# Fuel Pump?



## Hotsticker1 (Aug 20, 2017)

Ok my 65 started starving for fuel about 3 weeks ago and has gotten to a point where it runs when its cold but now does not even get to operating temp and dies after just a few minutes of running good. At first I was thinking it was vapor lock cause it would run for a good bit until I shut off or idling in traffic would die and would not start until it cooled down. I have installed a new sending unit in fuel tank that has a 1/4 in. vapor return line which I have installed along with a fuel filter that has the vapor return nipple thinking this would remedy vapor lock but like I said it is getting worse about starving for fuel. I also have checked float and needle valve and seems ok not sticking and float is correct measurement. Could this be a bad fuel pump that is progressively getting weaker. Any thoughts?


----------



## PontiacJim (Dec 29, 2012)

Hotsticker1 said:


> Ok my 65 started starving for fuel about 3 weeks ago and has gotten to a point where it runs when its cold but now does not even get to operating temp and dies after just a few minutes of running good.

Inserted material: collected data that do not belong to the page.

# chsl/PLADE

Hardware: AMD Instinct MI355X
Metric: scan-pair registrations/sec, 1M-pt synthetic pairs (higher is better)
Workload: dtype f32

## Files before the change

### include/plade_hip.h

```cpp
#ifndef PLADE_HIP_H
#define PLADE_HIP_H
#include <stddef.h>
#include <stdint.h>
#ifdef __cplusplus
extern "C" {
#endif

#define PLADE_OK 0
#define PLADE_EINVAL (-1)
#define PLADE_EDEVICE (-2)
#define PLADE_ECAP (-3)
#define PLADE_EFAIL (-4)
#define PLADE_ELIMIT (-5)

#define PLADE_GROUP_MAX 8

typedef struct plade_ctx plade_ctx;
typedef struct plade_cloud plade_cloud;
typedef struct plade_comm plade_comm;

int plade_ctx_create(int device, plade_ctx **out);
void plade_ctx_destroy(plade_ctx *ctx);
const char *plade_last_error(const plade_ctx *ctx);
const char *plade_version(void);
// ... 101 lines not shown
int plade_estimate_normals(plade_ctx *ctx, const float *xyz, uint32_t n, uint32_t stride, int32_t k, const float *viewpoint,
                           float *pos_nrm_out, float *curvature_out, int32_t *nbr_out);
int plade_cloud_upload_xyz(plade_ctx *ctx, const float *xyz, uint32_t n, uint32_t stride, int32_t k, const float *viewpoint,
                           plade_cloud **out);

#define PLADE_ICP_TOO_FEW 1
#define PLADE_ICP_DEGENERATE 2
typedef struct plade_icp_params {
    double source_leaf;
    double max_dist;
    double min_dist;
    double eps_rotation;
    double eps_translation;
    int32_t max_iterations;
    int32_t min_correspondences;
} plade_icp_params;
typedef struct plade_icp_result {
    int32_t iterations;
    int32_t stages;
    int32_t converged;
    int32_t failure;
    uint32_t correspondences;
    uint32_t samples;
    double rmse, fitness;
    double final_dist;
} plade_icp_result;
void plade_icp_default_params(plade_icp_params *p);
int plade_refine_icp(plade_ctx *ctx, const float *tgt_pos_nrm, uint32_t n_t, const float *src_pos_nrm, uint32_t n_s,
                     const float *T_in16, const plade_icp_params *params, float *T_out16, plade_icp_result *result);
int plade_refine_icp_dev(plade_ctx *ctx, plade_cloud *tgt, plade_cloud *src, const float *T_in16, const plade_icp_params *params,
                         float *T_out16, plade_icp_result *result);
int plade_icp_linearize(plade_ctx *ctx, const float *tgt_pos_nrm, uint32_t n_t, const float *src_xyz, uint32_t n_s, uint32_t stride,
                        const double *T16, const double *center, float dist, int32_t *corr_out, double *moments_out);

typedef struct plade_gicp_params {
    double source_leaf;
    double max_dist;
    double min_dist;
    double eps_rotation;
    double eps_translation;
    int32_t max_iterations;
    int32_t min_correspondences;
    double epsilon;
} plade_gicp_params;
typedef struct plade_gicp_result {
    int32_t iterations;
    int32_t stages;
    int32_t converged;
    int32_t failure;
    uint32_t correspondences;
    uint32_t samples;
    double rmse, fitness;
    double final_dist;
    double cost;
} plade_gicp_result;
void plade_gicp_default_params(plade_gicp_params *p);
int plade_refine_gicp(plade_ctx *ctx, const float *tgt_pos_nrm, uint32_t n_t, const float *src_pos_nrm, uint32_t n_s,
                      const float *T_in16, const plade_gicp_params *params, float *T_out16, plade_gicp_result *result);
int plade_refine_gicp_dev(plade_ctx *ctx, plade_cloud *tgt, plade_cloud *src, const float *T_in16, const plade_gicp_params *params,
                          float *T_out16, plade_gicp_result *result);
int plade_gicp_linearize(plade_ctx *ctx, const float *tgt_pos_nrm, uint32_t n_t, const float *src_pos_nrm, uint32_t n_s,
                         const double *T16, const double *center, float dist, double epsilon, int32_t *corr_out, double *moments_out);

typedef struct plade_distance_summary {
    uint64_t n, count, plane_count;
    double fitness, rmse, mean, max, plane_rmse;
} plade_distance_summary;
int plade_cloud_distances(plade_ctx *ctx, const float *tgt_pos_nrm, uint32_t n_t, const float *src_xyz, uint32_t n_s,
                          uint32_t stride, const float *T16, float max_dist, int32_t *idx_out, float *d2_out,
                          float *plane_out, plade_distance_summary *summary);
int plade_cloud_distances_dev(plade_ctx *ctx, plade_cloud *tgt, plade_cloud *src, const float *T16, float max_dist,
                              int32_t *idx_out, float *d2_out, float *plane_out, plade_distance_summary *summary);

#define PLADE_OUTLIER_STATISTICAL 0
#define PLADE_OUTLIER_RADIUS 1
typedef struct plade_outlier_params {
    int32_t mode;
    int32_t k;
    double alpha;
    double radius;
    int32_t min_neighbours;
    int32_t reserved;
} plade_outlier_params;
typedef struct plade_outlier_summary {
    uint64_t n, kept;
    double mu, sigma, threshold;
} plade_outlier_summary;
void plade_outlier_default_params(plade_outlier_params *p);
int plade_filter_outliers(plade_ctx *ctx, const float *rows, uint32_t n, uint32_t stride, const plade_outlier_params *params,
                          uint8_t *keep_out, uint32_t *kept_index_out, float *rows_out, double *mean_dist_out, uint32_t *count_out,
                          plade_outlier_summary *summary);
int plade_cloud_filter_outliers_dev(plade_ctx *ctx, plade_cloud *cloud, const plade_outlier_params *params, plade_cloud **out,
                                    uint8_t *keep_out, uint32_t *kept_index_out, plade_outlier_summary *summary);

typedef struct plade_component_params {
    double radius;
    int32_t min_size;
    int32_t max_size;
    int32_t keep_largest;
    int32_t reserved;
} plade_component_params;
typedef struct plade_component_summary {
    uint64_t n, components, kept_components, kept;
    uint32_t largest;
    uint32_t reserved;
} plade_component_summary;
void plade_component_default_params(plade_component_params *p);
int plade_label_components(plade_ctx *ctx, const float *rows, uint32_t n, uint32_t stride, const plade_component_params *params,
                           int32_t *label_out, uint32_t *size_out, uint8_t *keep_out, uint32_t *kept_index_out, float *rows_out,
                           plade_component_summary *summary);
int plade_cloud_filter_components_dev(plade_ctx *ctx, plade_cloud *cloud, const plade_component_params *params, plade_cloud **out,
                                      int32_t *label_out, uint32_t *kept_index_out, plade_component_summary *summary);

typedef struct plade_smooth_params {
    double radius;
    int32_t min_neighbours;
    float viewpoint[3];
    int32_t reserved;
} plade_smooth_params;
typedef struct plade_smooth_summary {
    uint64_t n, fitted;
    double rms, max;
    uint32_t max_count;
    uint32_t reserved;
} plade_smooth_summary;
void plade_smooth_default_params(plade_smooth_params *p);
int plade_smooth_cloud(plade_ctx *ctx, const float *rows, uint32_t n, uint32_t stride, const plade_smooth_params *params,
                       float *out_xyz, float *out_normal, float *curvature_out, double *displacement_out, uint32_t *count_out,
                       uint8_t *fitted_out, double *moments_out, plade_smooth_summary *summary);
int plade_cloud_smooth_dev(plade_ctx *ctx, plade_cloud *cloud, const plade_smooth_params *params, int32_t use_fit_normals,
                           plade_cloud **out, plade_smooth_summary *summary);

typedef struct plade_merge_summary {
    uint64_t n_in, n_out, n_shared;
    uint32_t max_count;
    uint32_t reserved;
} plade_merge_summary;
int plade_merge_clouds(plade_ctx *ctx, uint32_t k, const float *const *clouds, const uint32_t *n, const float *T ,
                       float leaf, float *out_rows, uint32_t *out_count, uint32_t *out_mask, plade_merge_summary *summary);
int plade_merge_clouds_dev(plade_ctx *ctx, uint32_t k, plade_cloud *const *clouds, const float *T , float leaf,
                           plade_cloud **out, uint32_t *out_count, uint32_t *out_mask, plade_merge_summary *summary);
int plade_cloud_download(plade_ctx *ctx, const plade_cloud *cloud, float *rows, uint32_t capacity_rows, uint32_t *n);

int plade_dump_get(plade_ctx *ctx, const char *name, const void **ptr, int64_t *nbytes);
int plade_stats_get(plade_ctx *ctx, const char **names, const double **values, int32_t *count);
int plade_sort_pairs(plade_ctx *ctx, const void *keys, const uint32_t *vals, uint32_t n, int key_bytes, int bits,
                     void *keys_out, uint32_t *vals_out);
int plade_sort_segments(plade_ctx *ctx, const uint32_t *keys, const uint32_t *vals, const uint32_t *seg_off, uint32_t nseg, int bits,
                        uint32_t *keys_out, uint32_t *vals_out);

int plade_selftest_readback(plade_ctx *ctx, uint32_t n_ranges, uint32_t words, uint32_t *mismatches);

int plade_diag_launches(plade_ctx *ctx, uint32_t count, uint32_t blocks, uint32_t mbytes);
int plade_ply_read(const char *path, float **pos_nrm, uint64_t *n, char *err, size_t err_cap);
int plade_ply_read_points(const char *path, float **pos_nrm, uint64_t *n, int32_t *has_normals, char *err, size_t err_cap);
void plade_ply_free(float *pos_nrm);
int plade_diag_cluster_order(const float *sizes, uint32_t n, int32_t mode, int32_t depth_limit, int32_t *order);
int plade_diag_line_solver_host(int32_t kind, const float *a, const float *b, const float *c, const float *d, uint32_t n,
                                float *o1, float *o2, int32_t *ok);
int plade_kernel_time(plade_ctx *ctx, const char *which, int iters, double *avg_seconds,
                      double *algorithmic_bytes_per_launch);

#ifdef __cplusplus
}
#endif
#endif
```

### plade_amd/__init__.py

```python
import ctypes as C
import os
import numpy as np

_HERE = os.path.dirname(os.path.abspath(__file__))
LIB_PATH = os.path.join(_HERE, "libplade_hip.so")

PLADE_OK = 0
PLADE_EINVAL, PLADE_EDEVICE, PLADE_ECAP, PLADE_EFAIL, PLADE_ELIMIT = -1, -2, -3, -4, -5

ABI_SYMBOLS = [
    "plade_ctx_create", "plade_ctx_destroy", "plade_last_error", "plade_version", "plade_default_params",
    "plade_set_params", "plade_score_planes", "plade_extract_planes", "plade_match_descriptors",
    "plade_overlap_counts", "plade_average_spacing", "plade_voxel_downsample", "plade_registration_planes",
    "plade_registration", "plade_registration_minsupport", "plade_cloud_upload", "plade_cloud_free",
    "plade_registration_dev", "plade_dump_get", "plade_stats_get", "plade_kernel_time", "plade_plane_component",
    "plade_sort_pairs", "plade_host_pin", "plade_host_unpin", "plade_score_planes_subset", "plade_registration_next", "plade_cluster_transforms", "plade_device_synchronize", "plade_selftest_readback",
    "plade_registration_pairs", "plade_registration_pairs_dev", "plade_pair_ctx", "plade_set_candidate_shard", "plade_diag_launches", "plade_diag_cluster_order", "plade_diag_line_solver_host", "plade_sort_segments",
    "plade_closest_points", "plade_lines_meet", "plade_ply_read", "plade_ply_free",
    "plade_device_count", "plade_comm_unique_id", "plade_comm_create", "plade_comm_all_gather", "plade_comm_destroy", "plade_comm_last_error",
    "plade_set_candidate_shard_comm",
    "plade_estimate_normals", "plade_cloud_upload_xyz", "plade_ply_read_points",
    "plade_icp_default_params", "plade_refine_icp", "plade_refine_icp_dev", "plade_icp_linearize",
    "plade_cloud_distances", "plade_cloud_distances_dev",
    "plade_outlier_default_params", "plade_filter_outliers", "plade_cloud_filter_outliers_dev",
    "plade_merge_clouds", "plade_merge_clouds_dev", "plade_cloud_download",
    "plade_component_default_params", "plade_label_components", "plade_cloud_filter_components_dev",
    "plade_smooth_default_params", "plade_smooth_cloud", "plade_cloud_smooth_dev",
    "plade_gicp_default_params", "plade_refine_gicp", "plade_refine_gicp_dev", "plade_gicp_linearize",
]


class PladeError(RuntimeError):
    def __init__(self, code, msg):
        super().__init__(f"libplade_hip error {code}: {msg}")
        self.code = code
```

At first I was thinking it was vapor lock cause it would run for a good bit until I shut off or idling in traffic would die and would not start until it cooled down. I have installed a new sending unit in fuel tank that has a 1/4 in. vapor return line which I have installed along with a fuel filter that has the vapor return nipple thinking this would remedy vapor lock but like I said it is getting worse about starving for fuel. I also have checked float and needle valve and seems ok not sticking and float is correct measurement. Could this be a bad fuel pump that is progressively getting weaker. Any thoughts?


For what it is worth and the cost, I'd install a new pump. You may have a pin hole or ruptured diaphragm. Make sure all rubber lines have been replaced with ethanol friendly lines as the old rubber stuff can deteriorate or split sucking air or spewing gas. I believe the replacement fuel pumps now come with the diaphragm that is ethanol friendly as well, but you want to make sure so it does not deteriorate on you as well.


----------



## Hotsticker1 (Aug 20, 2017)

Done a pressure test on the fuel pump and as I first suspected was showing only 0-1psi. Put a new one on and changed out rubber lines and she runs fine now.


----------



## PontiacJim (Dec 29, 2012)

Hotsticker1 said:


> Done a pressure test on the fuel pump and as I first suspected was showing only 0-1psi. Put a new one on and changed out rubber lines and she runs fine now.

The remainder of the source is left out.